Date	Topic	Notes, Reading
Sept 6	Introduction and overview. What is (not) Computer Science? What is an algorithm?	L1.ppt, Chapter 1
Sept 7	Lab 1 (Basics and webpage)
Sept 8, 13	Algorithm design. Pseudocode elements. Adding two m-digit numbers. Sequential search and variations (computing smallest, largest, sum, average, etc). A search application in bioinformatics (pattern matching).	L2.ppt, L3.ppt, Chapter 2
Sept 14	Lab 2 (Algorithms)
Sept 15	A search application in bioinformatics (pattern matching).	L4.ppt, Chapter 2
Sept 20, 21	Efficiency of algorithms. Worst-case, best-case, average-case efficiency. Order of magnitude. Analysis of sequential search. Data cleanup algorithms (copy-over, shuffle-left, converging pointers).	L5.ppt, L6.ppt, Chapter 3
Sept 22	Lab 3 (Algorithms and efficiency)
Sept 27	Binary search.	L7.ppt, Chapter 3
Sept 28	Lab 4 (Algorithms and efficiency)
Sept 29	Selection sort, algorithm and analysis. Binary search vs. sequential search. Introduction to C++. The infamous `Hello world!` program.	Chapter 7
Oct 4	EXAM 1	Chapter 1, 2, 3, practice-exam1.doc
Oct 5	Introduction to C++. Basic types and operations (I/O, loops, if-then-else). Arrays.	Chapter 7, C++basics.ppt
Oct 6	Lab 5 (C++ basics)
Oct 13	C++. Exam return and discussion. Selection sort (in-class lab work).

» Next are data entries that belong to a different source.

## Fuse 2x bilinear upsample into the concat 3x3 conv tile kernel

Adds an UP variant of the tiled 3x3 conv kernel that DMA-stages low-resolution rows into LDS and bilinearly upsamples them into the conv band in-kernel, instead of writing a separate upsampled tensor to global memory and reading it back. The decoder's upsample+cat+conv path uses this by default (env GDKVM_UPCAT_FUSED). This removes one kernel launch and the full-resolution intermediate traffic, at the cost of extra LDS, an extra barrier per chunk of the first input, and interpolation ALU work inside the conv loop.

```diff
diff --git a/gdkvm_amd/csrc/conv3x3_tile.hip b/gdkvm_amd/csrc/conv3x3_tile.hip
--- a/gdkvm_amd/csrc/conv3x3_tile.hip
+++ b/gdkvm_amd/csrc/conv3x3_tile.hip
@@ -19,14 +19,21 @@
     float inv_band, inv_bw, inv_tw, inv_w;
     int perm;
 };
+struct ConvUpArgs : ConvTileArgs {
+    int hl, wl, nlr;
+    int stage_px, nstage;
+    int stage_off;
+    int nrp;
+    float inv_slr, inv_wl, inv_ncp, inv_nrp;
+};
 
 __host__ __device__ __forceinline__ int ct_channel(int kt, int j, int perm)
 {
     return perm ? 32 * (kt >> 1) + 8 * (j >> 2) + 4 * (kt & 1) + (j & 3) : 16 * kt + j;
 }
 
-template <int NWN, int NTW, bool PK, int NWV = 8, int MAXMT = CT_MAXMT>
-__global__ __launch_bounds__(64 * NWV, (NWV == 4 ? 2 : 1)) void conv3x3_tile_kernel(ConvTileArgs a)
+template <int NWN, int NTW, bool PK, int NWV = 8, int MAXMT = CT_MAXMT, bool UP = false>
+__global__ __launch_bounds__(64 * NWV, (NWV == 4 ? 2 : 1)) void conv3x3_tile_kernel(std::conditional_t<UP, ConvUpArgs, ConvTileArgs> a)
 {
     constexpr int MW = NWV / NWN, MTW = (MAXMT + MW - 1) / MW;
     extern __shared__ __attribute__((aligned(16))) unsigned char ct_band[];
@@ -56,30 +63,50 @@
         const bool live = j < a.npieces && c < 8 && pix < a.band_px && bx >= 1 && bx <= W && (a.tiles_y > 1 || (by >= 1 && by <= a.th));
         g_off1[u] = live ? (unsigned)(sp * cs1 * 2 + c * 16) : RSRC_DEAD;
         g_off2[u] = live ? (unsigned)(sp * cs2 * 2 + c * 16) : RSRC_DEAD;
+        if constexpr (UP) {
+            const int spx = d >> 3, c8 = d & 7;
+            const int sf = idx_div(spx, a.inv_slr), sr = spx - sf * (a.nlr * a.wl), lr = idx_div(sr, a.inv_wl), lx = sr - lr * a.wl;
+            g_off1[u] = j < a.nstage && spx < a.stage_px ? (unsigned)((((sf * a.hl + lr) * a.wl + lx) * cs1 + c8 * 8) * 2) : RSRC_DEAD;
+        }
     }
     const unsigned lds0 = (unsigned)reinterpret_cast<uintptr_t>(ct_band);
     const int nlive = max(0, (a.npieces - w + NWV - 1) / NWV);
-    struct Geo { int px0, npx, row0; };
+    int nlive_up = 0, stage_off = 0;
+    if constexpr (UP) { nlive_up = max(0, (a.nstage - w + NWV - 1) / NWV); stage_off = a.stage_off; }
+    struct Geo { int px0, npx, row0, r0, lr0, nfr; };
     auto geo_of = [&](int tile) __attribute__((always_inline)) {
         const int ty = tile % a.tiles_y, fg = tile / a.tiles_y;
         Geo q;
         q.px0 = fg * a.fpt * H * W;
         q.npx = min(a.fpt, a.N - fg * a.fpt) * H * W;
         q.row0 = ty * a.th * W;
+        q.r0 = q.lr0 = q.nfr = 0;
+        if constexpr (UP) {
+            q.r0 = ty * a.th; q.lr0 = max((q.r0 - 2) >> 1, 0); q.nfr = min(a.fpt, a.N - fg * a.fpt);
+        }
         return q;
     };
     auto fetch = [&](const Geo q, int chunk, int buf) __attribute__((always_inline)) {
         const bool second = a.x2 != nullptr && chunk * CT_CK >= a.C1;
         const int cs = second ? cs2 : cs1;
-        const bf16_t* base = (second ? a.x2 : a.x) + (long long)q.px0 * cs;
-        const __amdgpu_buffer_rsrc_t rsrc = make_rsrc(base, q.npx * cs * 2);
-        const unsigned ts = (unsigned)((q.row0 * cs + chunk * CT_CK - (second ? a.C1 : 0)) * 2);
-        const unsigned dst0 = lds0 + buf * band_bytes + 1024 * w;
+        const bool up = UP && !second;
+        const bf16_t* base = (second ? a.x2 : a.x) + (long long)(up ? q.px0 >> 2 : q.px0) * cs;
+        const __amdgpu_buffer_rsrc_t rsrc = make_rsrc(base, (up ? q.npx >> 2 : q.npx) * cs * 2);
+        unsigned ts = (unsigned)((q.row0 * cs + chunk * CT_CK - (second ? a.C1 : 0)) * 2);
+        unsigned dst0 = lds0 + buf * band_bytes + 1024 * w;
+        int nl = nlive;
+        if constexpr (UP) {
+            ts = up ? (unsigned)((q.lr0 * (W >> 1) * cs + chunk * CT_CK) * 2) : ts;
+            dst0 = up ? lds0 + stage_off + 1024 * w : dst0;
+            nl = up ? nlive_up : nlive;
+        }
 #pragma unroll
         for (int u = 0; u < PP; ++u) {
-            const unsigned dst = u < nlive ? dst0 + 1024 * NWV * u : lds0 + 2 * band_bytes;
-            __builtin_amdgcn_raw_ptr_buffer_load_lds(rsrc, lds_dma_dst(dst), 16,
-                                                     (int)((second ? g_off2[u] : g_off1[u]) + ts), 0, 0, 0);
+            const unsigned dst = u < nl ? dst0 + 1024 * NWV * u : lds0 + 2 * band_bytes;
+            unsigned go;
+            if constexpr (UP) go = g_off1[u] ^ ((g_off1[u] ^ g_off2[u]) & (second ? ~0u : 0u));
+            else go = second ? g_off2[u] : g_off1[u];
+            __builtin_amdgcn_raw_ptr_buffer_load_lds(rsrc, lds_dma_dst(dst), 16, (int)(go + ts), 0, 0, 0);
         }
     };
 
@@ -137,10 +164,52 @@
             const int buf = gc & 1;
             asm volatile("s_waitcnt vmcnt(%0) lgkmcnt(0)" ::"n"(WD * NTW) : "memory");
             asm volatile("s_barrier" ::: "memory");
+            if constexpr (UP) if (chunk * CT_CK < a.C1) {
+                const unsigned stg = lds0 + stage_off;
+                unsigned char* const bandw = ct_band + buf * band_bytes;
+                const int hl = H >> 1, wl = W >> 1, ncp = wl + 1, ip0 = (cur.r0 - 2) >> 1;
+                const int nitems = a.fpt * a.nrp * ncp * 8;
+#pragma unroll 1
+                for (int i = tid; i < nitems; i += 64 * NWV) {
+                    const int c8 = i & 7, t = i >> 3;
+                    const int t2 = idx_div(t, a.inv_ncp), jp = t - t2 * ncp - 1, f = idx_div(t2, a.inv_nrp), ip = ip0 + t2 - f * a.nrp;
+                    const int y0 = 2 * ip + 1, x0o = 2 * jp + 1;
+                    const int by0 = y0 - cur.r0 + 1;
+                    const bool vy[2] = {y0 >= 0 && y0 < H, y0 + 1 >= 0 && y0 + 1 < H}, vx[2] = {x0o >= 0, x0o + 1 < W};
+                    u32x4 o[2][2] = {};
+                    if ((vy[0] || vy[1]) && f < cur.nfr) {
+                        const int ra = max(ip, 0) - cur.lr0, rb = min(ip + 1, hl - 1) - cur.lr0;
+                        const int xa_ = max(jp, 0), xb_ = min(jp + 1, wl - 1);
+                        const unsigned s0 = stg + (f * a.nlr + ra) * wl * 128 + c8 * 16, s1 = stg + (f * a.nlr + rb) * wl * 128 + c8 * 16;
+                        u32x4 t00, t01, t10, t11;
+                        asm volatile("ds_read_b128 %0, %1" : "=&v"(t00) : "v"(s0 + xa_ * 128) : "memory");
+                        asm volatile("ds_read_b128 %0, %1" : "=&v"(t01) : "v"(s0 + xb_ * 128) : "memory");
+                        asm volatile("ds_read_b128 %0, %1" : "=&v"(t10) : "v"(s1 + xa_ * 128) : "memory");
+                        asm volatile("ds_read_b128 %0, %1" : "=&v"(t11) : "v"(s1 + xb_ * 128) : "memory");
+                        asm volatile("s_waitcnt lgkmcnt(0)" : "+v"(t00), "+v"(t01), "+v"(t10), "+v"(t11) :: "memory");
+                        const float ly[2] = {0.25f, y0 + 1 == 0 ? 0.f : 0.75f}, hy[2] = {0.75f, 1.f - ly[1]};
+                        bilerp2x_bf16x8(t00, t01, t10, t11, hy, ly, o);
+                    }
+#pragma unroll
+                    for (int ey = 0; ey < 2; ++ey) {
+                        if (by0 + ey < 0 || by0 + ey >= a.bh) continue;
+                        const bool rowin = vy[ey] && f < cur.nfr;
+#pragma unroll
+                        for (int e = 0; e < 2; ++e) {
+                            const u32x4 z = {0u, 0u, 0u, 0u};
+                            *reinterpret_cast<u32x4*>(bandw + ((f * a.bh + by0 + ey) * BW + x0o + 1 + e) * CT_PIX + c8 * 16) = rowin && vx[e] ? o[ey][e] : z;
+                        }
+                    }
+                }
+                asm volatile("s_waitcnt lgkmcnt(0)" ::: "memory");
+                asm volatile("s_barrier" ::: "memory");
+            }
             {
                 const bool more = chunk + 1 < nchunk;
                 Geo q;
                 q.px0 = more ? cur.px0 : nxt.px0; q.npx = more ? cur.npx : nxt.npx; q.row0 = more ? cur.row0 : nxt.row0;
+                q.r0 = q.lr0 = q.nfr = 0;
+                if constexpr (UP) q.lr0 = more ? cur.lr0 : nxt.lr0;
                 fetch(q, more ? chunk + 1 : 0, buf ^ 1);
             }
             const unsigned char* band = ct_band + buf * band_bytes;
@@ -389,6 +458,71 @@
     return hipFuncSetAttribute(reinterpret_cast<const void*>(conv3x3_tile_kernel<NWN, NTW, true, NWV, MAXMT>), hipFuncAttributeMaxDynamicSharedMemorySize, 113 * 1024) == hipSuccess
         && hipFuncSetAttribute(reinterpret_cast<const void*>(conv3x3_tile_kernel<NWN, NTW, false, NWV, MAXMT>), hipFuncAttributeMaxDynamicSharedMemorySize, 113 * 1024) == hipSuccess;
 }
+constexpr size_t CT_UP_LDS = 80 * 1024;
+template <int NWN, int NTW>
+bool setattr_up()
+{
+    return hipFuncSetAttribute(reinterpret_cast<const void*>(conv3x3_tile_kernel<NWN, NTW, true, 4, 7, true>), hipFuncAttributeMaxDynamicSharedMemorySize, (int)CT_UP_LDS) == hipSuccess;
+}
+
+bool tile_geometry(ConvTileArgs& a, int maxpix, int maxpieces)
+{
+    const int N = a.N, H = a.H, W = a.W;
+    if (H * W <= maxpix) { a.th = H; a.fpt = maxpix / (H * W); a.tiles_y = 1; if (a.fpt > N) a.fpt = N; }
+    else { a.fpt = 1; a.th = maxpix / W; if (a.th < 1) return false; a.tiles_y = (H + a.th - 1) / a.th; }
+    a.bw = W + 2; a.bh = a.th + 2;
+    auto pieces = [&]() { a.band_px = a.fpt * a.bh * a.bw; return (a.band_px * CT_SLOTS + 63) / 64; };
+    while (pieces() > maxpieces && a.fpt > 1) --a.fpt;
+    while (pieces() > maxpieces && a.th > 1) { --a.th; a.bh = a.th + 2; a.tiles_y = (H + a.th - 1) / a.th; }
+    a.npieces = pieces();
+    if (a.npieces > maxpieces) return false;
+    a.inv_band = 1.0f / (float)(a.bh * a.bw); a.inv_bw = 1.0f / (float)a.bw;
+    a.inv_tw = 1.0f / (float)(a.th * W); a.inv_w = 1.0f / (float)W;
+    const long long groups = (N + a.fpt - 1) / a.fpt;
+    const long long ntiles = groups * a.tiles_y;
+    if (ntiles <= 0 || ntiles > 0x7fffffffLL) return false;
+    a.ntiles = (int)ntiles;
+    return true;
+}
+}
+
+int gdkvm_conv3x3_upcat_launch(const void* lo, const void* x2, int C1, const void* w, const float* bias, const void* residual, void* y,
+                               int N, int C, int H, int W, int K, int relu, hipStream_t st)
+{
+    if (C % CT_CK || K % 16 || W > 64 || W < 2 || H < 2 || (H | W) & 1 || N < 1 || !x2 || C1 <= 0 || C1 >= C || C1 % CT_CK) return 1;
+    ConvUpArgs a;
+    a.x2 = static_cast<const bf16_t*>(x2); a.C1 = C1;
+    a.x = static_cast<const bf16_t*>(lo); a.w = static_cast<const bf16_t*>(w); a.bias = bias;
+    a.res = static_cast<const bf16_t*>(residual); a.y = static_cast<bf16_t*>(y);
+    a.N = N; a.H = H; a.W = W; a.C = C; a.K = K; a.relu = relu;
+    if (!tile_geometry(a, 16 * 7, 32)) return 1;
+    if ((long long)(a.fpt * H + 2) * W * (C1 > C - C1 ? C1 : C - C1) * 2 >= 0x7fffffffLL) return 1;
+    a.perm = K % 32 == 0;
+    a.hl = H / 2; a.wl = W / 2;
+    a.nlr = a.bh / 2 + 2 < a.hl ? a.bh / 2 + 2 : a.hl;
+    a.stage_px = a.fpt * a.nlr * a.wl;
+    a.nstage = (a.stage_px + 7) / 8;
+    if (a.nstage > 32) return 1;
+    a.inv_slr = 1.0f / (float)(a.nlr * a.wl); a.inv_wl = 1.0f / (float)a.wl;
+    a.nrp = a.bh / 2 + 1; a.inv_ncp = 1.0f / (float)(a.wl + 1); a.inv_nrp = 1.0f / (float)a.nrp;
+    a.stage_off = 2 * a.npieces * 1024 + 1024;
+    const size_t lds = (size_t)a.stage_off + (size_t)a.nstage * 1024;
+    if (lds > CT_UP_LDS) return 1;
+    const int kwg = K % 128 == 0 ? 128 : 64;
+    const int gy = (K + kwg - 1) / kwg;
+    int per = 512 / gy; if (per < 1) per = 1;
+    const int gx = a.ntiles < per ? a.ntiles : per;
+    static std::atomic<unsigned long long> done_mask{0};
+    int dev = 0;
+    if (hipGetDevice(&dev) != hipSuccess) return 1;
+    const unsigned long long bit = 1ull << (dev & 63);
+    if (!(done_mask.load(std::memory_order_relaxed) & bit)) {
+        if (!setattr_up<4, 2>() || !setattr_up<2, 2>()) return 1;
+        done_mask.fetch_or(bit, std::memory_order_relaxed);
+    }
+    if (kwg == 128) hipLaunchKernelGGL((conv3x3_tile_kernel<4, 2, true, 4, 7, true>), dim3(gx, gy), dim3(256), lds, st, a);
+    else hipLaunchKernelGGL((conv3x3_tile_kernel<2, 2, true, 4, 7, true>), dim3(gx, gy), dim3(256), lds, st, a);
+    return 0;
 }
 
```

Oct 18	Finish selection sort. Functions. fun1.cpp, fun2.cpp,	Chapter 7 start reading on final project options: service \| social
Oct 19	Functions and parameter passing. fun3.cpp, fun4.cpp, fun5.cpp, fun6.cpp, char1.cpp, char2.cpp	Chapter 7
Oct 20	Lab 6 (Functions, characters and cryptography using Caesar's cypher)
Oct 25	Functions. In-class work on Caesar's cypher. Function to check whether a number is prime.
Oct 26	Functions and parameter passing. Pass by value and pass by reference. Exercise: Bank account
Oct 27	Lab 7 (Functions, parameter passing: banker and poetry problems)
Nov 1	Functions and parameter passing. A red-cell count histogram program.
Nov 2	Exam2 review and practice problems.
Nov 3	EXAM 2	C++ programming (Chapter 7 and handouts)
Nov 8	Lab 8 (C++ Functions: Playing Craps)
Nov 9	Recursion. Finding min, sum, palindrome.
Nov 10, 15, 16	Computer Organisation Binary numbers and conversions. Boolean logic, logic gates, logic circuits. Von Neumann architecture. A simple computer model and machine code. The fetch-decode-execute cycle.	Chapter 4,5,6
Nov 17	Lab 9 (C++ recursion)
Nov 22, 23	Turing machines, computability, complexity classes.	Chapter 10
Nov 29	Applications of Computer Science: GIS and Robotics.
Nov 30, Dec 1, 6,7	Service learning and social issues: Student presentations.	Chapter 14, Guidelines: service \| social
Dec 8	Review, discussion and evaluations. Practice problems
Dec 16 at 2pm	FINAL EXAM	All material

Students are expected to follow the Bowdoin Computer Use Policy and the Academic Honor Code.